> INSTRUCTIONS FOR THE TASK: Each line of the records that includes "float" should be found and copied.

··· INPUT DATA

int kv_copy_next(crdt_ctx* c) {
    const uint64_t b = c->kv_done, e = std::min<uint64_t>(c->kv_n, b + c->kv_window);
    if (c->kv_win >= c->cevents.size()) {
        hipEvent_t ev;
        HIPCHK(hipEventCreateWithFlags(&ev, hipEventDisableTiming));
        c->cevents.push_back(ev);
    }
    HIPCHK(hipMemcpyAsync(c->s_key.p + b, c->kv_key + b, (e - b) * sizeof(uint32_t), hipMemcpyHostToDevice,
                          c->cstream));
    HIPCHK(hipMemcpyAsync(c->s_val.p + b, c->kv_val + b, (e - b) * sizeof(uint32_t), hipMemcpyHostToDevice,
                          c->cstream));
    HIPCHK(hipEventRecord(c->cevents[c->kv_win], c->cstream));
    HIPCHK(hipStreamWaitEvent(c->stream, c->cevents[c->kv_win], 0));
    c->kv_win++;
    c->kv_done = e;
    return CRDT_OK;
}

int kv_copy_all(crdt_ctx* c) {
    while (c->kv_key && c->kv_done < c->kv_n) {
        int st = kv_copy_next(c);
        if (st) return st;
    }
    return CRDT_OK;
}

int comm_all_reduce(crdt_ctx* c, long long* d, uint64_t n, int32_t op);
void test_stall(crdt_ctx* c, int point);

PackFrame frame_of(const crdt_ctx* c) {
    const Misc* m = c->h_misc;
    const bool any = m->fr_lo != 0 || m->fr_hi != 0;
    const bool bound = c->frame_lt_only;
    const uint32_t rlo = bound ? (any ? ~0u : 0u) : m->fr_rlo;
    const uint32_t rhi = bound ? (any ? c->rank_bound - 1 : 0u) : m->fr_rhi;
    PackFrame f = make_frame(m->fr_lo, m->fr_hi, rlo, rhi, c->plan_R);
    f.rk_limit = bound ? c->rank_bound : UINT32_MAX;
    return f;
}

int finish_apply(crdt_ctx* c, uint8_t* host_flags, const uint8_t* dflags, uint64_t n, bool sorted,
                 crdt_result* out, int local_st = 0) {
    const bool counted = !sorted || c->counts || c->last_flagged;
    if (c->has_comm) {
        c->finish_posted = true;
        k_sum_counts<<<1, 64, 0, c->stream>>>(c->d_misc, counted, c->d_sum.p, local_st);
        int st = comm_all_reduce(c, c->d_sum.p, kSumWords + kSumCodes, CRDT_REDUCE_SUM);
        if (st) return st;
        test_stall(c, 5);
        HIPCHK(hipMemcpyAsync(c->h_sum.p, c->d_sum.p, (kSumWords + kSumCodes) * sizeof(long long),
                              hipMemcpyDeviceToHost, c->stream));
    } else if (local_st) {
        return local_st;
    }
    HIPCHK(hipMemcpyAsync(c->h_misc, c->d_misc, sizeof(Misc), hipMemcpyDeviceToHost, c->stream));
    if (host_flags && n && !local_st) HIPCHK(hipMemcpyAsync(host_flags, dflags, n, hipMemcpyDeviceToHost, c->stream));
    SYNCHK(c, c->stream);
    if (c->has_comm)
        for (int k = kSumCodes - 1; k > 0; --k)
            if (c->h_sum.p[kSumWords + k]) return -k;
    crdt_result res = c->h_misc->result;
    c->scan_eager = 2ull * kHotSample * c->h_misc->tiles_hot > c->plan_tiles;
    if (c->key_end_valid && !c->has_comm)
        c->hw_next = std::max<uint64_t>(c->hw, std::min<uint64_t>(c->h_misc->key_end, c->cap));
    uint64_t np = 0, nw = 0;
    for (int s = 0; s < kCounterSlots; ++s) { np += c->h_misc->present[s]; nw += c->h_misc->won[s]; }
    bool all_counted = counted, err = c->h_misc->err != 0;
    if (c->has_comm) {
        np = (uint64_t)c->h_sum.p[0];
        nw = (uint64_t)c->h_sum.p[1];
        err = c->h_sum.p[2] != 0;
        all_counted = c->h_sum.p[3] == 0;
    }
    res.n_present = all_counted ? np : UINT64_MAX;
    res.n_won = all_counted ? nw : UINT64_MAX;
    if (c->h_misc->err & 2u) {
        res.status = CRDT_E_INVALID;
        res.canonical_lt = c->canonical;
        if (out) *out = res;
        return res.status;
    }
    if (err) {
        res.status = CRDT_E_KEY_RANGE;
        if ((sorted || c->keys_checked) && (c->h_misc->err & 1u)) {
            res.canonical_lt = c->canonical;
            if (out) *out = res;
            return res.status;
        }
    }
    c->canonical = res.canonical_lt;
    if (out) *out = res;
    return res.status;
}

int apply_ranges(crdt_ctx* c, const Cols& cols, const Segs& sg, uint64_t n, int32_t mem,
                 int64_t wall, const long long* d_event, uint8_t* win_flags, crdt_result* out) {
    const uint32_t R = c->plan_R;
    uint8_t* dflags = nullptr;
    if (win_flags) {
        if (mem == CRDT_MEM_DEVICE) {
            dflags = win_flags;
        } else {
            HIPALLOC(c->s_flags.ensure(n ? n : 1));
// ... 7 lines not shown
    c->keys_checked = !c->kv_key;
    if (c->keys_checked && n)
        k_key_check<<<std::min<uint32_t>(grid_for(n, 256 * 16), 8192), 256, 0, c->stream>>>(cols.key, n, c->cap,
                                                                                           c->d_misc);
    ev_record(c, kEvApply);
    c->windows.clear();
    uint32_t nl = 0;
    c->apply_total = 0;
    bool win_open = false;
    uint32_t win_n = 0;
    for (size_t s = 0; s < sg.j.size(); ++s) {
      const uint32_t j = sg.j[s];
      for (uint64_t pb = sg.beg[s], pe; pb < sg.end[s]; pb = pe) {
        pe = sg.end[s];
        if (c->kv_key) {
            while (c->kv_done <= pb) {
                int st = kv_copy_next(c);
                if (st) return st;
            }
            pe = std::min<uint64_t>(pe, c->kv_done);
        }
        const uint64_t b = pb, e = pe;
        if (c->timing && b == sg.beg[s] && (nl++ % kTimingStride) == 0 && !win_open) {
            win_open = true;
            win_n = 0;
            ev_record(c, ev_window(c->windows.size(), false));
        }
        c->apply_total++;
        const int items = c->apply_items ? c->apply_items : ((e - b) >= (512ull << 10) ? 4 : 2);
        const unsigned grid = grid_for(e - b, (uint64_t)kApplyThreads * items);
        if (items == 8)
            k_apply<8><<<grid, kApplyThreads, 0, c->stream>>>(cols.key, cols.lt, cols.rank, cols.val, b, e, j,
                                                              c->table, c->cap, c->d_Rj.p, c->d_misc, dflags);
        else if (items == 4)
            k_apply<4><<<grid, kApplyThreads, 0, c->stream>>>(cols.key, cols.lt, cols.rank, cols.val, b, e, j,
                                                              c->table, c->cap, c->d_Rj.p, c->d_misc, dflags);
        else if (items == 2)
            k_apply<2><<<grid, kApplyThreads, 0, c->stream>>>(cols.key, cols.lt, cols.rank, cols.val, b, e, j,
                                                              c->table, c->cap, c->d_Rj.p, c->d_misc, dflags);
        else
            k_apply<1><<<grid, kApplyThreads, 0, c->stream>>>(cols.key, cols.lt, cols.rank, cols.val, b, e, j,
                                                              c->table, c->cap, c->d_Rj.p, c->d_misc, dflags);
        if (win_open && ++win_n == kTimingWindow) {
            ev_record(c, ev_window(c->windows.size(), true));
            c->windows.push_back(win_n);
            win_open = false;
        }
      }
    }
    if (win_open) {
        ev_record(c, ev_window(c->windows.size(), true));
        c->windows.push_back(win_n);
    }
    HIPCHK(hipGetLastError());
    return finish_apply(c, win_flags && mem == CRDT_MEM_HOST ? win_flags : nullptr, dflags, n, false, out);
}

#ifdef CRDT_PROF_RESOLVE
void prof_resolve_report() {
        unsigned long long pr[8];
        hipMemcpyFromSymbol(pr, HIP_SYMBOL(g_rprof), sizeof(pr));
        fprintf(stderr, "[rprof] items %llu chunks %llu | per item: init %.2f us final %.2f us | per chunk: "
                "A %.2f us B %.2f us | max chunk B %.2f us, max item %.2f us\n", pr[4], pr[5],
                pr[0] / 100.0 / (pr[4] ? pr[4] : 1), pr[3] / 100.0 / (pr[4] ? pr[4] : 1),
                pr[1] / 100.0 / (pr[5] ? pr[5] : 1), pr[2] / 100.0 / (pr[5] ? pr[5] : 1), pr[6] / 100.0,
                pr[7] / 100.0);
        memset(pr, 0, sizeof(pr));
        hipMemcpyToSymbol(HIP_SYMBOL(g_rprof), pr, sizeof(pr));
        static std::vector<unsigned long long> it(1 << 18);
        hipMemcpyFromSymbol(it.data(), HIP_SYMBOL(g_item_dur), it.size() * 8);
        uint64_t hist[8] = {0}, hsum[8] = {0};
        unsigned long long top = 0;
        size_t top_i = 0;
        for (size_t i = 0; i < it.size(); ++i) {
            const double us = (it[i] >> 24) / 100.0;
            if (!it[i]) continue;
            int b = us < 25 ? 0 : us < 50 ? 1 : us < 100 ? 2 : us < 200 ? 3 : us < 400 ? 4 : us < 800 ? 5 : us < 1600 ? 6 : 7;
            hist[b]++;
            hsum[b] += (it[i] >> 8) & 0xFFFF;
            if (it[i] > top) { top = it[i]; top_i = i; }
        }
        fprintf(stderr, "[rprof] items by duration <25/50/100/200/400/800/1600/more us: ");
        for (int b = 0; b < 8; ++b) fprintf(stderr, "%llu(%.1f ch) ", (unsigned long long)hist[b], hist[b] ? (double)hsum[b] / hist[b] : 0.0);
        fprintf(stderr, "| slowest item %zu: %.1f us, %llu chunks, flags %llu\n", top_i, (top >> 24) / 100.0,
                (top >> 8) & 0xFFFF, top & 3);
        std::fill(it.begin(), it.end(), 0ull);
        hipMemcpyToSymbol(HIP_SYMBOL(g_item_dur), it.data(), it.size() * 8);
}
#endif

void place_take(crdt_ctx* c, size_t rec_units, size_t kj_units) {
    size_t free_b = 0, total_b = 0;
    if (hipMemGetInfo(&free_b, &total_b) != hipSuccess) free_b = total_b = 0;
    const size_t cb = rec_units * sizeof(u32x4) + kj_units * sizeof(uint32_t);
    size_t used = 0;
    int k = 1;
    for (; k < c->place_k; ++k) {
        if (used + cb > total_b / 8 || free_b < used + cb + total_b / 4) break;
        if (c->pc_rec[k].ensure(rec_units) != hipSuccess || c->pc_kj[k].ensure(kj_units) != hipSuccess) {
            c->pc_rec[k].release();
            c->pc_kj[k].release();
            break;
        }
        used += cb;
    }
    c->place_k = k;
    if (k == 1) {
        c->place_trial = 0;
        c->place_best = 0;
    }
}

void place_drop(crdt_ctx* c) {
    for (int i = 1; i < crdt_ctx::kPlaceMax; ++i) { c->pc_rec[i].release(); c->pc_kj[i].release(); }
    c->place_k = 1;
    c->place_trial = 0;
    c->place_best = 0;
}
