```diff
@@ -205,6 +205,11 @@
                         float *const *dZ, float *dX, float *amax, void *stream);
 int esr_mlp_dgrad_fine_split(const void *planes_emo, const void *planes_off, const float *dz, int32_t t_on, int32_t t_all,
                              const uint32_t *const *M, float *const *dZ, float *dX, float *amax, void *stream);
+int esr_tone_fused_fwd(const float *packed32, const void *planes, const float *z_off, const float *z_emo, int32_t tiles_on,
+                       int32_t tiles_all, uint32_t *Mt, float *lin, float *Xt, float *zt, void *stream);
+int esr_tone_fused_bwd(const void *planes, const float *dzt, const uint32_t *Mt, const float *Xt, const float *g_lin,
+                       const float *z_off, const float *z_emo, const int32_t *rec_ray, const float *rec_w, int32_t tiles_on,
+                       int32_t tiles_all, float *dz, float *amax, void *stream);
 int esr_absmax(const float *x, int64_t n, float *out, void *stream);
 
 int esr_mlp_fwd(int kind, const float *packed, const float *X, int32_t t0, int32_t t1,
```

······

> ANSWER:
                         float *const *dZ, float *dX, float *amax, void *stream);
 int esr_mlp_dgrad_fine_split(const void *planes_emo, const void *planes_off, const float *dz, int32_t t_on, int32_t t_all,
                              const uint32_t *const *M, float *const *dZ, float *dX, float *amax, void *stream);
+int esr_tone_fused_fwd(const float *packed32, const void *planes, const float *z_off, const float *z_emo, int32_t tiles_on,
+                       int32_t tiles_all, uint32_t *Mt, float *lin, float *Xt, float *zt, void *stream);
+int esr_tone_fused_bwd(const void *planes, const float *dzt, const uint32_t *Mt, const float *Xt, const float *g_lin,
+                       const float *z_off, const float *z_emo, const int32_t *rec_ray, const float *rec_w, int32_t tiles_on,
+                       int32_t tiles_all, float *dz, float *amax, void *stream);
 int esr_absmax(const float *x, int64_t n, float *out, void *stream);
 int esr_mlp_fwd(int kind, const float *packed, const float *X, int32_t t0, int32_t t1,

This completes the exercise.